Avec quel matériel l'utilisez-vous? 
D'autres questions suivront probablement... :rose:


----------



## Gwen (28 Novembre 2010)

Je ne connais même pas.

Tu as les références de ton luminaire ?


----------



## arbaot (28 Novembre 2010)

euh gwen?

http://www.igen.fr/app-store/en-bref-unicef-due-luminair-et-path-23322


----------



## Gwen (28 Novembre 2010)

Je n'avais pas fait le rapprochement. Je pensais des luminaires de la maison.
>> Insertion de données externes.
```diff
@@ -25,7 +29,7 @@
     static constexpr int TYP = TY + 2, TXP = TX + 2;
     static constexpr int ROWB = TXP * VB, PLB = TYP * ROWB, SLB = 2 * PLB;
     static constexpr int NSLOT = 2;
-    static constexpr int NLD = (TYP * TXP * Q4 + 511) / 512;
+    static constexpr int NLD = (TYP * TXP * Q4 + NT - 1) / NT;
     static constexpr int CS = XT ? 2 : 1;
     static constexpr int ALOB = ALO ? KSTEPS * 1024 : 0;
     static constexpr int LDS = NSLOT * SLB + ALOB + 64;
@@ -52,12 +56,30 @@
     return true;
 }
 
-template <int CIN, int COUT>
-__global__ __launch_bounds__(512) void conv3d_z8_kernel(
+__device__ __forceinline__ x3_f32x4 z8_mfma(bool asm_form, bool agpr, x3_u32x4 a, x3_u32x4 b, x3_f32x4 c) {
+#if defined(__AMDGCN__)
+    if (asm_form) {
+        if (agpr) asm volatile("v_mfma_f32_16x16x32_f16 %0, %1, %2, %0" : "+v"(c) : "a"(a), "v"(b));
+        else asm volatile("v_mfma_f32_16x16x32_f16 %0, %1, %2, %0" : "+v"(c) : "v"(a), "v"(b));
+        return c;
+    }
+#endif
+    return x3_mfma<2>(a, b, c);
+}
+__device__ __forceinline__ void z8_mfma_fence() {
+    __builtin_amdgcn_sched_barrier(0);
+#if defined(__AMDGCN__)
+    asm volatile("s_nop 15" ::: "memory");
+#endif
+    __builtin_amdgcn_sched_barrier(0);
+}
+
+template <int CIN, int COUT, bool AGF>
+__global__ __launch_bounds__((Z8<CIN, COUT, AGF>::NT)) void conv3d_z8_kernel(
     const float* __restrict__ x, const x3_u32x4* __restrict__ wimg, const float* __restrict__ scale, const float* __restrict__ shift,
     float* __restrict__ y, Z8Dims dm, const float* __restrict__ xmax, float* __restrict__ ymax) {
-    using C = Z8<CIN, COUT>;
-    constexpr int KSTEPS = C::KSTEPS, NLD = C::NLD, OOB = 0x7ffffff0;
+    using C = Z8<CIN, COUT, AGF>;
+    constexpr int KSTEPS = C::KSTEPS, NLD = C::NLD, NT = C::NT, OOB = 0x7ffffff0;
     extern __shared__ __attribute__((aligned(16))) x3_byte smem[];
     x3_byte* const alo = smem + C::NSLOT * C::SLB;
     float* const redmax = reinterpret_cast<float*>(alo + C::ALOB);
@@ -91,7 +113,7 @@
     const float unscale = xinv * reinterpret_cast<const float*>(wimg)[1];
     x3_u32x4 wr[KSTEPS][C::ALO ? 1 : 2];
     int boff[C::SPK];
-    const int toff = C::XT ? wave * C::ROWB : (wave >> 1) * (C::YT ? 2 : 1) * C::ROWB + (wave & 1) * 16 * C::VB;
+    const int toff = C::AG ? wave * 2 * C::ROWB : C::XT ? wave * C::ROWB : (wave >> 1) * (C::YT ? 2 : 1) * C::ROWB + (wave & 1) * 16 * C::VB;
 #pragma unroll
     for (int j = 0; j < KSTEPS; ++j) {
 #pragma unroll
@@ -109,13 +131,14 @@
     const int co0 = C::PL ? kk * 4 : (kk & 1) * 4;
     const x3_f32x4 sc = (scale ? *reinterpret_cast<const x3_f32x4*>(scale + co0) : (x3_f32x4){1.f, 1.f, 1.f, 1.f}) * unscale;
     const x3_f32x4 sh = shift ? *reinterpret_cast<const x3_f32x4*>(shift + co0) : (x3_f32x4){0.f, 0.f, 0.f, 0.f};
-    const int oyl = C::XT ? wave : (C::YT ? 2 * (wave >> 1) + (kk >> 1) : (wave >> 1)), oxl = C::XT ? 2 * n + (kk >> 1) : (wave & 1) * 16 + n;
+    const int oyl = C::AG ? 2 * wave + (kk >> 1) : C::XT ? wave : (C::YT ? 2 * (wave >> 1) + (kk >> 1) : (wave >> 1));
+    const int oxl = C::AG ? n : C::XT ? 2 * n + (kk >> 1) : (wave & 1) * 16 + n;
 
     int loff[NLD], hyx[NLD];
 #pragma unroll
     for (int i = 0; i < NLD; ++i) {
-        static_assert(NLD * 512 - C::TYP * C::TXP * C::Q4 <= 512 && C::TYP * C::TXP * C::Q4 >= 512, "the repeated share exists");
-        const int e0 = tid + i * 512, e = e0 >= C::TYP * C::TXP * C::Q4 ? e0 - 512 : e0, v = e / C::Q4, c4 = e % C::Q4;
+        static_assert(NLD * NT - C::TYP * C::TXP * C::Q4 <= NT && C::TYP * C::TXP * C::Q4 >= NT, "the repeated share exists");
+        const int e0 = tid + i * NT, e = e0 >= C::TYP * C::TXP * C::Q4 ? e0 - NT : e0, v = e / C::Q4, c4 = e % C::Q4;
         const int hy = v / C::TXP, hx = v % C::TXP;
         loff[i] = hy * C::ROWB + hx * C::VB + ((c4 * 8) ^ z8_swz<CIN>(hx));
         hyx[i] = (hy << 20) | (hx << 8) | c4;
@@ -167,7 +190,7 @@
     for (int i = 0; i < C::NTW; ++i) ob[i] = OOB;
     const int ostep = dm.H * dm.W * COUT * 4;
     float vmax = 0.0f;
-    constexpr int QD = C::ALO ? 1 : 2;
+    constexpr int QD = C::QD;
     x3_f32x4 pq[QD][NLD];
     fetch(pq[0], 0);
     if constexpr (QD == 2) fetch(pq[1], 1);
@@ -189,7 +212,7 @@
                 const int b = ctile / dm.ntiles, tl = ctile % dm.ntiles;
 #pragma unroll
                 for (int i = 0; i < C::NTW; ++i) {
-                    const int oy = (tl / dm.tiles_x) * C::TY + oyl + C::RSTEP * i, ox = (tl % dm.tiles_x) * C::TX + oxl;
+                    const int oy = (tl / dm.tiles_x) * C::TY + oyl + C::RSTEP * i, ox = (tl % dm.tiles_x) * C::TX + oxl + C::CSTEP * i;
                     ob[i] = (oy < dm.H && ox < dm.W) ? (((((b * dm.D) + czb) * dm.H + oy) * dm.W + ox) * COUT + co0) * 4 : OOB;
                 }
             }
@@ -199,12 +222,13 @@
             auto read_b = [&](int buf, int js) {
 #pragma unroll
                 for (int i = 0; i < C::NTW; ++i) {
-                    const x3_byte* pb = sb + boff[js] + i * C::RSTEP * C::ROWB;
+                    const x3_byte* pb = sb + boff[js] + i * (C::RSTEP * C::ROWB + C::CSTEP * C::VB);
                     bq[buf][i][0] = *reinterpret_cast<const x3_u32x4*>(pb);
                     bq[buf][i][1] = *reinterpret_cast<const x3_u32x4*>(pb + C::PLB);
                 }
             };
             if (NBQ == 2) read_b(0, 0);
+            if constexpr (C::AG) z8_mfma_fence();
 #pragma unroll
             for (int js = 0; js < C::SPK; ++js) {
                 if (NBQ == 1) read_b(0, js);
@@ -220,11 +244,12 @@
                         else a = wr[j][p == 2 ? 1 : 0];
 #pragma unroll
                         for (int i = 0; i < C::NTW; ++i)
-                            acc[i][kd] = x3_mfma<2>(a, bq[js & (NBQ - 1)][i][p == 1 ? 1 : 0], acc[i][kd]);
+                            acc[i][kd] = z8_mfma(C::AG, p == 2 || j >= C::VHI, a, bq[js & (NBQ - 1)][i][p == 1 ? 1 : 0], acc[i][kd]);
                     }
                 }
                 __builtin_amdgcn_sched_barrier(0);
             }
+            if constexpr (C::AG) z8_mfma_fence();
             if (ip >= 2) {
 #pragma unroll
                 for (int i = 0; i < C::NTW; ++i) {
@@ -247,6 +272,14 @@
             }
 #pragma unroll
             for (int i = 0; i < C::NTW; ++i) { acc[i][2] = acc[i][1]; acc[i][1] = acc[i][0]; acc[i][0] = (x3_f32x4){0.f, 0.f, 0.f, 0.f}; }
+#if defined(__AMDGCN__)
+            if constexpr (C::AG) {
+#pragma unroll
+                for (int i = 0; i < C::NTW; ++i)
+#pragma unroll
+                    for (int c = 0; c < 3; ++c) asm volatile("" : "+v"(acc[i][c]));
+            }
+#endif
         }
         __syncthreads();
     };
@@ -262,7 +295,7 @@
         if (tid == 0) {
             float m = redmax[0];
 #pragma unroll
-            for (int i = 1; i < 8; ++i) m = fmaxf(m, redmax[i]);
+            for (int i = 1; i < C::NW; ++i) m = fmaxf(m, redmax[i]);
             atomicMax(reinterpret_cast<unsigned int*>(ymax) + (blockIdx.x & 63) * 16, __float_as_uint(m));
         }
     }
@@ -273,25 +306,25 @@
     return kind == 0 && ((Co == 8 && (Ci == 8 || Ci == 16 || Ci == 32)) || (conv2 && Ci == 16 && Co == 16));
 }
 
-template <int CIN, int COUT>
+template <int CIN, int COUT, bool AGF = false>
 static int z8_launch_t(const float* x, const float* wimg, const float* scale, const float* shift, float* y, const Z8Dims& dm, int n_cu, int dev,
                        const float* xmax, float* ymax, hipStream_t st) {
-    using C = Z8<CIN, COUT>;
+    using C = Z8<CIN, COUT, AGF>;
     constexpr int MAXDEV = 64;
     static std::atomic<bool> raised[MAXDEV];
     if (C::LDS > 64 * 1024 && !raised[dev].load(std::memory_order_acquire)) {
-        if (hipFuncSetAttribute((const void*)conv3d_z8_kernel<CIN, COUT>, hipFuncAttributeMaxDynamicSharedMemorySize, C::LDS) != hipSuccess)
+        if (hipFuncSetAttribute((const void*)conv3d_z8_kernel<CIN, COUT, AGF>, hipFuncAttributeMaxDynamicSharedMemorySize, C::LDS) != hipSuccess)
             return fail(-1, "conv3d_z8: cannot raise the dynamic LDS limit to %d bytes", C::LDS);
         raised[dev].store(true, std::memory_order_release);
     }
     const long long T = (long long)dm.B * dm.ntiles * dm.D;
     const int blocks = (int)(T < n_cu ? T : n_cu);
-    hipLaunchKernelGGL((conv3d_z8_kernel<CIN, COUT>), dim3(blocks), dim3(512), C::LDS, st, x, reinterpret_cast<const x3_u32x4*>(wimg), scale, shift, y, dm, xmax, ymax);
+    hipLaunchKernelGGL((conv3d_z8_kernel<CIN, COUT, AGF>), dim3(blocks), dim3(C::NT), C::LDS, st, x, reinterpret_cast<const x3_u32x4*>(wimg), scale, shift, y, dm, xmax, ymax);
     return launch_status("conv3d_z8");
 }
 
 int conv3d_z8_launch(const float* x, const float* wimg, const float* scale, const float* shift, float* y,
-                     int B, int D, int H, int W, int Ci, int Co, int relu, hipStream_t st, int max_blocks, const float* xmax, float* ymax) {
+                     int B, int D, int H, int W, int Ci, int Co, int relu, hipStream_t st, int max_blocks, const float* xmax, float* ymax, int lds_weights) {
     if (!xmax) return fail(-1, "conv3d_z8: the fp16-pair form needs a bound of max|x|");
     if ((long long)B * D * H * W * (Ci > Co ? Ci : Co) * 4 >= 0x7ffffff0LL) return fail(-1, "conv3d_z8: tensor too large for 32-bit offsets");
     constexpr int MAXDEV = 64;
@@ -313,6 +346,7 @@
         return 1;
     if (Ci == 8 && Co == 8) return z8_launch_t<8, 8>(x, wimg, scale, shift, y, dm, n_blk, dev, xmax, ymax, st);
     if (Ci == 16 && Co == 8) return z8_launch_t<16, 8>(x, wimg, scale, shift, y, dm, n_blk, dev, xmax, ymax, st);
+    if (Ci == 32 && Co == 8 && !lds_weights) return z8_launch_t<32, 8, true>(x, wimg, scale, shift, y, dm, n_blk, dev, xmax, ymax, st);
     if (Ci == 32 && Co == 8) return z8_launch_t<32, 8>(x, wimg, scale, shift, y, dm, n_blk, dev, xmax, ymax, st);
     if (Ci == 16 && Co == 16) return z8_launch_t<16, 16>(x, wimg, scale, shift, y, dm, n_blk, dev, xmax, ymax, st);
     return fail(-1, "conv3d_z8: unsupported Ci=%d Co=%d", Ci, Co);
```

Genre, à distance, je contrôle l'intensité ou l'allumage et l'extinction 

La, ce n'est en effet pas du tout la même chose et c'est super pointu


----------



## momo-fr (29 Novembre 2010)

gwen a dit:


> La, ce n'est en effet pas du tout la même chose et c'est super pointu


Et c'est plutôt bien foutu


----------



## pepes003 (1 Décembre 2010)

Le top serait une APP qui fusionne Virtual DJ et un soft de control DMX.

Le jour où un truc du genre sort, je me prend l'iPad direct.


----------



## efk (9 Novembre 2011)

Chez eux http://www.sweetlight-controller.com 
il y a un logiciel lumière et l'app qui va avec.


----------